WHAT THIS TASK INVOLVES |
From the first line to the last, write out the listing exactly.

(ENTRIES SHOWN Opens)

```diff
@@ -174,8 +188,8 @@
   for (int kt = 0; kt < nk; ++kt) {
     const bool more = kt + 1 < nk;
     if (more) stage_load<PRO, TM>(st, X, Wt, (kt + 1) * kBK, gkq, arow, wrow0, K);
-    tile_mma<TM>(lds + stage * kStageFloats, acc);
-    if (more) stage_store<PRO, TM>(st, lds + (stage ^ 1) * kStageFloats, srow, ptab, K, (kt + 1) * kBK + gkq);
+    tile_mma<TM>(lds + stage * kStageChunks, acc);
+    if (more) stage_store<PRO, TM>(st, lds + (stage ^ 1) * kStageChunks, srow, ptab, K, (kt + 1) * kBK + gkq);
     __syncthreads();
     stage ^= 1;
   }
@@ -205,7 +219,7 @@
     const float *__restrict__ mean, const float *__restrict__ var, const float *__restrict__ weight,
     const float *__restrict__ bias, const float *__restrict__ ppack, float eps, float slope, int64_t M, int K, int N,
     int tiles_n, int pm, int ct, int p_full) {
-  extern __shared__ __attribute__((aligned(16))) float lds[];
+  extern __shared__ __attribute__((aligned(16))) uint4 lds[];
   const int xcd = blockIdx.x & 7, j = blockIdx.x >> 3;
   const int per_group = pm * tiles_n;
   const int group = j / per_group, r = j - group * per_group;
@@ -238,6 +252,20 @@
   pack[3 * (int64_t)K + k] = bias != nullptr ? bias[k] : 0.f;
 }
 
+static int cu_count(hipStream_t st) {
+  static std::atomic<int> cus[64];
+  int dev = -1;
+  if (hipStreamGetDevice(st, &dev) != hipSuccess) {
+    (void)hipGetLastError();
+    if (hipGetDevice(&dev) != hipSuccess) return 0;
+  }
+  if (dev < 0 || dev >= 64) return 0;
+  int n = cus[dev].load(std::memory_order_relaxed);
+  if (n == 0 && hipDeviceGetAttribute(&n, hipDeviceAttributeMultiprocessorCount, dev) == hipSuccess && n > 0)
+    cus[dev].store(n, std::memory_order_relaxed);
+  return n > 0 ? n : 0;
+}
+
 template <int ACT, bool HAS_RES, bool PRO, bool NT = false>
 static int launch(const float *X, const float *Wt, const float *R, float *Y, const float *mean, const float *var,
                   const float *weight, const float *bias, const float *ppack, float eps, float slope, int64_t M, int K, int N,
@@ -262,23 +290,12 @@
   while (tiles_n % ct) --ct;
   int64_t p_full = tiles_m, panels = tiles_m;
   {
-    static PerDeviceFlag cu_known;
-    static int cus[64] = {};
-    bool *known = cu_known.get();
-    int dev = 0;
-    if (known != nullptr && hipGetDevice(&dev) == hipSuccess && dev >= 0 && dev < 64) {
-      if (!*known) {
-        int n = 0;
-        if (hipDeviceGetAttribute(&n, hipDeviceAttributeMultiprocessorCount, dev) == hipSuccess && n > 0) cus[dev] = n;
-        *known = true;
-      }
-      const int64_t slots = (int64_t)kMinWG * cus[dev];
-      const int64_t tiles = tiles_m * tiles_n;
-      if (slots > 0 && tiles > slots && tiles % slots != 0) {
-        p_full = (tiles / slots) * slots / tiles_n / 8 * 8;
-        const int64_t rest_rows = M - p_full * kTM;
-        panels = p_full + cdiv(rest_rows, kTM / 2);
-      }
+    const int64_t slots = (int64_t)kMinWG * cu_count(st);
+    const int64_t tiles = tiles_m * tiles_n;
+    if (slots > 0 && tiles > slots && tiles % slots != 0) {
+      p_full = (tiles / slots) * slots / tiles_n / 8 * 8;
+      const int64_t rest_rows = M - p_full * kTM;
+      panels = p_full + cdiv(rest_rows, kTM / 2);
     }
   }
   const int64_t panels_per_xcd = cdiv(cdiv(panels, 8), pm) * pm;
```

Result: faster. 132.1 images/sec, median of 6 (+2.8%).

(ENTRIES SHOWN Closes)

ANSWER SPACE |
```diff
@@ -174,8 +188,8 @@
   for (int kt = 0; kt < nk; ++kt) {
     const bool more = kt + 1 < nk;
     if (more) stage_load<PRO, TM>(st, X, Wt, (kt + 1) * kBK, gkq, arow, wrow0, K);
-    tile_mma<TM>(lds + stage * kStageFloats, acc);
-    if (more) stage_store<PRO, TM>(st, lds + (stage ^ 1) * kStageFloats, srow, ptab, K, (kt + 1) * kBK + gkq);
+    tile_mma<TM>(lds + stage * kStageChunks, acc);
+    if (more) stage_store<PRO, TM>(st, lds + (stage ^ 1) * kStageChunks, srow, ptab, K, (kt + 1) * kBK + gkq);
     __syncthreads();
     stage ^= 1;
   }
@@ -205,7 +219,7 @@
     const float *__restrict__ mean, const float *__restrict__ var, const float *__restrict__ weight,
     const float *__restrict__ bias, const float *__restrict__ ppack, float eps, float slope, int64_t M, int K, int N,
     int tiles_n, int pm, int ct, int p_full) {
-  extern __shared__ __attribute__((aligned(16))) float lds[];
+  extern __shared__ __attribute__((aligned(16))) uint4 lds[];
   const int xcd = blockIdx.x & 7, j = blockIdx.x >> 3;
   const int per_group = pm * tiles_n;
   const int group = j / per_group, r = j - group * per_group;
@@ -238,6 +252,20 @@
   pack[3 * (int64_t)K + k] = bias != nullptr ? bias[k] : 0.f;
 }
 
+static int cu_count(hipStream_t st) {
+  static std::atomic<int> cus[64];
+  int dev = -1;
+  if (hipStreamGetDevice(st, &dev) != hipSuccess) {
+    (void)hipGetLastError();
+    if (hipGetDevice(&dev) != hipSuccess) return 0;
+  }
+  if (dev < 0 || dev >= 64) return 0;
+  int n = cus[dev].load(std::memory_order_relaxed);
+  if (n == 0 && hipDeviceGetAttribute(&n, hipDeviceAttributeMultiprocessorCount, dev) == hipSuccess && n > 0)
+    cus[dev].store(n, std::memory_order_relaxed);
+  return n > 0 ? n : 0;
+}
+
 template <int ACT, bool HAS_RES, bool PRO, bool NT = false>
 static int launch(const float *X, const float *Wt, const float *R, float *Y, const float *mean, const float *var,
                   const float *weight, const float *bias, const float *ppack, float eps, float slope, int64_t M, int K, int N,
@@ -262,23 +290,12 @@
   while (tiles_n % ct) --ct;
   int64_t p_full = tiles_m, panels = tiles_m;
   {
-    static PerDeviceFlag cu_known;
-    static int cus[64] = {};
-    bool *known = cu_known.get();
-    int dev = 0;
-    if (known != nullptr && hipGetDevice(&dev) == hipSuccess && dev >= 0 && dev < 64) {
-      if (!*known) {
-        int n = 0;
-        if (hipDeviceGetAttribute(&n, hipDeviceAttributeMultiprocessorCount, dev) == hipSuccess && n > 0) cus[dev] = n;
-        *known = true;
-      }
-      const int64_t slots = (int64_t)kMinWG * cus[dev];
-      const int64_t tiles = tiles_m * tiles_n;
-      if (slots > 0 && tiles > slots && tiles % slots != 0) {
-        p_full = (tiles / slots) * slots / tiles_n / 8 * 8;
-        const int64_t rest_rows = M - p_full * kTM;
-        panels = p_full + cdiv(rest_rows, kTM / 2);
-      }
+    const int64_t slots = (int64_t)kMinWG * cu_count(st);
+    const int64_t tiles = tiles_m * tiles_n;
+    if (slots > 0 && tiles > slots && tiles % slots != 0) {
+      p_full = (tiles / slots) * slots / tiles_n / 8 * 8;
+      const int64_t rest_rows = M - p_full * kTM;
+      panels = p_full + cdiv(rest_rows, kTM / 2);
     }
   }
   const int64_t panels_per_xcd = cdiv(cdiv(panels, 8), pm) * pm;
```

Result: faster. 132.1 images/sec, median of 6 (+2.8%).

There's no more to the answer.